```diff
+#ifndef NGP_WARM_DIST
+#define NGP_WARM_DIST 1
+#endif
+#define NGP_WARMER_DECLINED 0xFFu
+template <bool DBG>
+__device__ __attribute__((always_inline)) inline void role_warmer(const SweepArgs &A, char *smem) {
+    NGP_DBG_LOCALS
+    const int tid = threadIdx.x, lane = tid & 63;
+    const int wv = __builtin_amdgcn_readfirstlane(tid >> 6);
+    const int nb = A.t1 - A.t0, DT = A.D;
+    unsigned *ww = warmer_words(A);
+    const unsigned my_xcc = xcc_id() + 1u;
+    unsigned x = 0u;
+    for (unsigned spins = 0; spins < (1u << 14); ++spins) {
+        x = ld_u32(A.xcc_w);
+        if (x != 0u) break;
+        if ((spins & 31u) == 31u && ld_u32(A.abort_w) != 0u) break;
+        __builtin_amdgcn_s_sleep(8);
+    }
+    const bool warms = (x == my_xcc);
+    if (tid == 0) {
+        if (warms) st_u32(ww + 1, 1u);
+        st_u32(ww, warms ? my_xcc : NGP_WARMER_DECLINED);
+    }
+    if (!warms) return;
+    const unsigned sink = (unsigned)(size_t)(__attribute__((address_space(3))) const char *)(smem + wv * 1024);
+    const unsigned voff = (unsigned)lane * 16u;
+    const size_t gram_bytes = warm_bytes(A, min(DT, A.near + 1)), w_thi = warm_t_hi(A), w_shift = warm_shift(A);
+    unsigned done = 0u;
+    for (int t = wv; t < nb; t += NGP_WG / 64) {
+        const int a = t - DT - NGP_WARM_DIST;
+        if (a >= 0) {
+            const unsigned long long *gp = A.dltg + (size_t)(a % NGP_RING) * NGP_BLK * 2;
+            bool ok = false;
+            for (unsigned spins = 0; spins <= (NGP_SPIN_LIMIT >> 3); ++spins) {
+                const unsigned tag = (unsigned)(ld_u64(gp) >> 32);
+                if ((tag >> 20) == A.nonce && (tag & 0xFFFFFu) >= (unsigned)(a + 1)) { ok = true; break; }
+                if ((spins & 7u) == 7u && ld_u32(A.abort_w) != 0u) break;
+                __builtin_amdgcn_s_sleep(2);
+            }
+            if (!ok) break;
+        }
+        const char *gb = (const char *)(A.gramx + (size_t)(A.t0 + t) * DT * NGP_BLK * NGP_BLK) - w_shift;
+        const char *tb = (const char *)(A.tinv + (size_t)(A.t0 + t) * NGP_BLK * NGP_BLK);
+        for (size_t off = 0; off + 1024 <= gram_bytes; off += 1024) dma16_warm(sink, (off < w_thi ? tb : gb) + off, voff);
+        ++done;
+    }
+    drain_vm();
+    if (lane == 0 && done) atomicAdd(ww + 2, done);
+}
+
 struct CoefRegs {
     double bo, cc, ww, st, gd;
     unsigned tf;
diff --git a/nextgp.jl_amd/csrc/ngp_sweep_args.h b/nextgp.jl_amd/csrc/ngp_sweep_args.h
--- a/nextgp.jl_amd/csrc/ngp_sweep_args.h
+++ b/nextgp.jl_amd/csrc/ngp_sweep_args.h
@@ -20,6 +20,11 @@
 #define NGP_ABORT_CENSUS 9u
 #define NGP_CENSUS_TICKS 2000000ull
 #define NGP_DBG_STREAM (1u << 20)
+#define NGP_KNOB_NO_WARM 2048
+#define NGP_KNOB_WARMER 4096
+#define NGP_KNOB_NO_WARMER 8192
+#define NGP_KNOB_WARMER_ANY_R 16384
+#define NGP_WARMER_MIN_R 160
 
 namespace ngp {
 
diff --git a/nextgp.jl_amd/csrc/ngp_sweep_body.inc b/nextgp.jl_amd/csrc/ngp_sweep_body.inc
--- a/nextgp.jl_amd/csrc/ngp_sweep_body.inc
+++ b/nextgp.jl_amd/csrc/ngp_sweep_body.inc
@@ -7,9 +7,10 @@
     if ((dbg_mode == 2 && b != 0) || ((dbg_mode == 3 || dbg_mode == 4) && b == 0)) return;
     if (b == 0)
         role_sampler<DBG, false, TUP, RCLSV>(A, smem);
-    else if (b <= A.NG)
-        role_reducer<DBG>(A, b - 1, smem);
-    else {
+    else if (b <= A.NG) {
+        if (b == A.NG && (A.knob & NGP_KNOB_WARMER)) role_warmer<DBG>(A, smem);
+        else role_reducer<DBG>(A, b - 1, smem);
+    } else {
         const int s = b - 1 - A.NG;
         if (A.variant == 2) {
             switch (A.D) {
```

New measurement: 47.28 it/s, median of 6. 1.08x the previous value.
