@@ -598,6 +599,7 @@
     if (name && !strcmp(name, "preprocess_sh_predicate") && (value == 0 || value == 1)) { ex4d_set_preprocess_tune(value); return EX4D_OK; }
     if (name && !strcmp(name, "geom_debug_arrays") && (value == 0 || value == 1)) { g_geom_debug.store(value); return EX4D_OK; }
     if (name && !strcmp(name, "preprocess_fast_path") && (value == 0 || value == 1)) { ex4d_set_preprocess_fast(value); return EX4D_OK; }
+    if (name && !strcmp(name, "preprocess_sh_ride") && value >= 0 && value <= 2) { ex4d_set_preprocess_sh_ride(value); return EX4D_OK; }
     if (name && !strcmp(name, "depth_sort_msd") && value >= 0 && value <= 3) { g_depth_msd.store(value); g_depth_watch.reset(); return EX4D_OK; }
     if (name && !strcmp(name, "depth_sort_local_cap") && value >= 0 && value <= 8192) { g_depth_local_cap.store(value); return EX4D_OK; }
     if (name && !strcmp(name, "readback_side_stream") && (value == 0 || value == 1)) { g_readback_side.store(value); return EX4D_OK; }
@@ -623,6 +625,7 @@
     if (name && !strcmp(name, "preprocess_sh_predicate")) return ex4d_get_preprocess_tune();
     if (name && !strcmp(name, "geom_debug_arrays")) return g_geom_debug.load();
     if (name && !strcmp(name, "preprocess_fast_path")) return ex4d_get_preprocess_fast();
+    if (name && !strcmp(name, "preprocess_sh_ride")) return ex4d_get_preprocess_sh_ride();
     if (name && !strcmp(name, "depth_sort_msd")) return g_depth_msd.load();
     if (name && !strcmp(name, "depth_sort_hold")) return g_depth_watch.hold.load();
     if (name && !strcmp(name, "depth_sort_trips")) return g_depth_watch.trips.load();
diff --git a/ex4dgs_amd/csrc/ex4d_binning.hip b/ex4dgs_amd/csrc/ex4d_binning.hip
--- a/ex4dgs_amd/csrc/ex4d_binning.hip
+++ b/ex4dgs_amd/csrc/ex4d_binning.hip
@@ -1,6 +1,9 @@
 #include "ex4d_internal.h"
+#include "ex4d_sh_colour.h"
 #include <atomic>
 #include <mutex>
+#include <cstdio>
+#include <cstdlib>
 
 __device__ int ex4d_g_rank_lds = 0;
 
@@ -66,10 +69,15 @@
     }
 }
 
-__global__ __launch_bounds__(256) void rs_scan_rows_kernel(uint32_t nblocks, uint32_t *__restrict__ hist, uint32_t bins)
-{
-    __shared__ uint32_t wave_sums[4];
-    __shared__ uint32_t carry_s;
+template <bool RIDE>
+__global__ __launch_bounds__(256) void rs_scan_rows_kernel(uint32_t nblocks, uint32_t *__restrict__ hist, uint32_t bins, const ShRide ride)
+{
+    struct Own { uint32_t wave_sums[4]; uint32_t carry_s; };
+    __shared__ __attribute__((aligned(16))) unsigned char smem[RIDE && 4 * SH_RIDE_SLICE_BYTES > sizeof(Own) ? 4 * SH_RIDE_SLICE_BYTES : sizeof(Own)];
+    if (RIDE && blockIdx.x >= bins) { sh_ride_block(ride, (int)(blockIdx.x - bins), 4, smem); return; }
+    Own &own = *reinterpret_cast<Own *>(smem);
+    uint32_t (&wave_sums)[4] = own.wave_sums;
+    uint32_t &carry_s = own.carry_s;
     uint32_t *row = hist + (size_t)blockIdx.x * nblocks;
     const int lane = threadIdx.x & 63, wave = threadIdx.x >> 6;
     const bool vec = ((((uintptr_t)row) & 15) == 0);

+ + +

• TASK PROMPT
Work out how many lines in the records above contain the word "include", and give only that number.

• EXERCISE RESULT
6